@@ -934,8 +941,10 @@
         const int tile = sddmm_tile;
         const int ngrp = 256 / geo.G, span = ngrp * tile;
         const int grid = cdiv(nnz_local, span);
-        hipLaunchKernelGGL((k_sddmm<T, 256>), dim3(grid), dim3(256), (size_t)span * 8, st, Umat, M, d_ruser.p, rows, nnz_local, out, geo, tile, skip,
-                           (const int32_t*)nullptr, (const int2*)nullptr, (const int32_t*)nullptr);
+        if (pipe) hipLaunchKernelGGL((k_sddmm<T, 256, 1>), dim3(grid), dim3(256), (size_t)span * 8, st, Umat, M, d_ruser.p, rows, nnz_local, out, geo, tile, skip,
+                                     (const int32_t*)nullptr, (const int2*)nullptr, (const int32_t*)nullptr);
+        else hipLaunchKernelGGL((k_sddmm<T, 256, 0>), dim3(grid), dim3(256), (size_t)span * 8, st, Umat, M, d_ruser.p, rows, nnz_local, out, geo, tile, skip,
+                                (const int32_t*)nullptr, (const int2*)nullptr, (const int32_t*)nullptr);
         HIPCHK(hipGetLastError());
         return PCR_OK;
     }
@@ -944,8 +953,10 @@
         if (nnz_local == 0) return PCR_OK;
         ProfScope ps(&prof, "sddmm", st);
         const int span = (256 / geo.G) * spmm_chunk;
-        hipLaunchKernelGGL((k_sddmm<T, 256>), dim3(spmm_blocks), dim3(256), (size_t)span * 8, st, A, d_U.p, d_crow.p, d_cuser.p, nnz_local, out, geo,
-                           spmm_chunk, skip, d_c2r.p, d_blk_chunks.p, d_chunk_ptr.p);
+        if (gather_pipe()) hipLaunchKernelGGL((k_sddmm<T, 256, 1>), dim3(spmm_blocks), dim3(256), (size_t)span * 8, st, A, d_U.p, d_crow.p, d_cuser.p, nnz_local, out, geo,
+                                              spmm_chunk, skip, d_c2r.p, d_blk_chunks.p, d_chunk_ptr.p);
+        else hipLaunchKernelGGL((k_sddmm<T, 256, 0>), dim3(spmm_blocks), dim3(256), (size_t)span * 8, st, A, d_U.p, d_crow.p, d_cuser.p, nnz_local, out, geo,
+                                spmm_chunk, skip, d_c2r.p, d_blk_chunks.p, d_chunk_ptr.p);
         HIPCHK(hipGetLastError());
         return PCR_OK;
     }
@@ -1060,8 +1071,10 @@
     int launch_spmm_range(int r, T* out, const T* base, double beta, const int* skip, const T* dots_rr) {
         if (nnz_local > 0 && rng_blk[r + 1] > rng_blk[r]) {
             ProfScope ps(&prof, "spmm", st);
-            hipLaunchKernelGGL((k_spmm<T, 256>), dim3(rng_blk[r + 1] - rng_blk[r]), dim3(256), 0, st, d_c.p, d_c2r.p, d_cuf.p,
-                               d_chunk_ptr.p, d_slot_base.p, d_slot_id.p, d_blk_chunks.p + rng_blk[r], d_U.p, d_slab.p, geo, skip);
+            if (spmm_ahead()) hipLaunchKernelGGL((k_spmm<T, 256, 1>), dim3(rng_blk[r + 1] - rng_blk[r]), dim3(256), 0, st, d_c.p, d_c2r.p, d_cuf.p,
+                                                  d_chunk_ptr.p, d_slot_base.p, d_slot_id.p, d_blk_chunks.p + rng_blk[r], d_U.p, d_slab.p, geo, skip);
+            else hipLaunchKernelGGL((k_spmm<T, 256, 0>), dim3(rng_blk[r + 1] - rng_blk[r]), dim3(256), 0, st, d_c.p, d_c2r.p, d_cuf.p,
+                                    d_chunk_ptr.p, d_slot_base.p, d_slot_id.p, d_blk_chunks.p + rng_blk[r], d_U.p, d_slab.p, geo, skip);
         }
         const int j0 = (int)rng_item[r], j1 = (int)rng_item[r + 1];
         if (j1 <= j0) return PCR_OK;
diff --git a/primalcr_amd/csrc/pcr_vside.h b/primalcr_amd/csrc/pcr_vside.h
--- a/primalcr_amd/csrc/pcr_vside.h
+++ b/primalcr_amd/csrc/pcr_vside.h
@@ -2,6 +2,85 @@
 #include "pcr_prims.h"
 
 template <typename T, int BLOCK>
+__device__ __forceinline__ void sddmm_walk_off(const T* __restrict__ U, const T* __restrict__ M,
+                                               const int32_t* __restrict__ ruser, const int32_t* __restrict__ rows,
+                                               int64_t b0, int nb, T* __restrict__ out, const Geo& geo, int tile,
+                                               const int32_t* __restrict__ perm, char* smem) {
+    typedef typename VecOf<T>::type V;
+    const int G = geo.G, g = threadIdx.x & (G - 1), grp = threadIdx.x / G, ngrp = BLOCK / G;
+    const int span = ngrp * tile;
+    uint32_t* s_off = reinterpret_cast<uint32_t*>(smem);
+    int32_t* s_usr = reinterpret_cast<int32_t*>(smem) + span;
+    const uint32_t ldb = (uint32_t)geo.ld * (uint32_t)sizeof(T);
+    for (int t = threadIdx.x; t < nb; t += BLOCK) { s_off[t] = (uint32_t)rows[b0 + t] * ldb; s_usr[t] = ruser[b0 + t]; }
+    __syncthreads();
+    const int l0 = grp * tile;
+    const int l1 = (l0 + tile < nb) ? l0 + tile : nb;
+    const int rho = 4 * (g & 1) + (g & 2) + ((g >> 2) & 1);
+    auto dot = [](const V& a, const V& b) -> T {
+        if constexpr (sizeof(T) == 8) return __builtin_fma(a.x, b.x, a.y * b.y); else return vdot(a, b);
+    };
+    auto chunk_at = [](const T* tab, uint32_t byte_off) -> V {
+        return *reinterpret_cast<const V*>(reinterpret_cast<const char*>(tab) + byte_off);
+    };
+    for (int k = 0; k * G < geo.nchunk; ++k) {
+        const int ch = g + k * G;
+        const bool act = ch < geo.nchunk;
+        const uint32_t chb = (uint32_t)(act ? ch : 0) * 16u;
+        int cur = -1;
+        V uv = V{};
+        auto reload = [&](int user) {
+            cur = user;
+            uv = chunk_at(U, (uint32_t)user * ldb + chb);
+            if (!act) uv = V{};
+        };
+        for (int q0 = l0; q0 < l1; q0 += PCR_UNR) {
+            V rv[PCR_UNR];
+            T part[PCR_UNR];
+            bool fast = false;
+            if (q0 + PCR_UNR <= l1) {
+                const uint4 i0 = *reinterpret_cast<const uint4*>(s_off + q0), i1 = *reinterpret_cast<const uint4*>(s_off + q0 + 4);
+                const int4 u0 = *reinterpret_cast<const int4*>(s_usr + q0), u1 = *reinterpret_cast<const int4*>(s_usr + q0 + 4);
+                const uint32_t ro[PCR_UNR] = {i0.x, i0.y, i0.z, i0.w, i1.x, i1.y, i1.z, i1.w};
+#pragma unroll
+                for (int e = 0; e < PCR_UNR; ++e) rv[e] = chunk_at(M, ro[e] + chb);
+                if (u0.x != cur) reload(u0.x);
+                fast = (u0.y == cur) & (u0.z == cur) & (u0.w == cur) & (u1.x == cur) & (u1.y == cur) & (u1.z == cur) & (u1.w == cur);
+                if (fast) {
+#pragma unroll
+                    for (int e = 0; e < PCR_UNR; ++e) part[e] = dot(rv[e], uv);
+                } else {
+                    const int ui8[PCR_UNR] = {u0.x, u0.y, u0.z, u0.w, u1.x, u1.y, u1.z, u1.w};
+#pragma unroll
+                    for (int e = 0; e < PCR_UNR; ++e) {
+                        if (ui8[e] != cur) reload(ui8[e]);
+                        part[e] = dot(rv[e], uv);
+                    }
+                    fast = true;
+                }
+            }
+            if (!fast) {
+#pragma unroll
+                for (int e = 0; e < PCR_UNR; ++e)
+                    if (q0 + e < l1) rv[e] = chunk_at(M, s_off[q0 + e] + chb);
+#pragma unroll
+                for (int e = 0; e < PCR_UNR; ++e) {
+                    part[e] = (T)0;
+                    if (q0 + e < l1) {
+                        const int uu = s_usr[q0 + e];
+                        if (uu != cur) reload(uu);
+                        part[e] = dot(rv[e], uv);
+                    }
+                }
+            }
+            const T tot = group_reduce8<T>(part, g, G);
+            const int q = q0 + rho;
+            if (g < 8 && q < l1) { const int64_t o = perm ? (int64_t)perm[b0 + q] : b0 + q; out[o] = (k == 0) ? tot : out[o] + tot; }
+        }
+    }
+}
+
+template <typename T, int BLOCK, int FORM = 0>
 __global__ __launch_bounds__(BLOCK) void k_sddmm(const T* __restrict__ U, const T* __restrict__ M,
                                                  const int32_t* __restrict__ ruser, const int32_t* __restrict__ rows,
                                                  int64_t nnz, T* __restrict__ out, Geo geo, int tile, const int* skip,
@@ -23,6 +102,7 @@
         b0 = chunk_ptr[bc.x];
         nb = chunk_ptr[bc.x + bc.y] - (int)b0;
     }
+    if constexpr (FORM != 0) { sddmm_walk_off<T, BLOCK>(U, M, ruser, rows, b0, nb, out, geo, tile, perm, smem); return; }
     for (int t = threadIdx.x; t < nb; t += BLOCK) { s_row[t] = rows[b0 + t]; s_usr[t] = ruser[b0 + t]; }
     __syncthreads();
     const int l0 = grp * tile;
@@ -357,7 +437,90 @@
                                 ((int)blockIdx.x - nblk_b) * (WB / 64) + (int)(threadIdx.x >> 6), b_csr);
 }
 
-template <typename T, int BLOCK>
+template <typename T, int BLOCK, bool C2R>
+__device__ __forceinline__ void spmm_walk_ahead(const T* __restrict__ c, const int32_t* __restrict__ c2r,
+                                                const int32_t* __restrict__ cuf, const int32_t* __restrict__ slot_id,
+                                                const T* __restrict__ U, T* __restrict__ slab, const Geo& geo,
+                                                int inc0, int z0, int z1) {
+    typedef typename VecOf<T>::type V;
+    constexpr int VEC = VecOf<T>::N;
+    const int G = geo.G, g = threadIdx.x & (G - 1);
+    const uint32_t ldb = (uint32_t)geo.ld * (uint32_t)sizeof(T);
+    const int nrnd = (z1 - z0 + G - 1) / G;
+    for (int k = 0; k * G < geo.nchunk; ++k) {
+        const int ch = g + k * G;
+        const bool act = ch < geo.nchunk;
+        const uint32_t chb = (uint32_t)(act ? ch : 0) * 16u;
+        T acc[VEC];
+#pragma unroll
+        for (int e = 0; e < VEC; ++e) acc[e] = (T)0;
+        int inc = inc0;
+        int sid = slot_id[inc];
+        auto flush = [&](bool more) {
+            if (act) {
+                typedef T nat __attribute__((ext_vector_type(VEC)));
+                nat ov;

**Work request**: Using the records above, list each line that includes "reload".

**Expected answer**:
+        auto reload = [&](int user) {
+                if (u0.x != cur) reload(u0.x);
+                        if (ui8[e] != cur) reload(ui8[e]);
+                        if (uu != cur) reload(uu);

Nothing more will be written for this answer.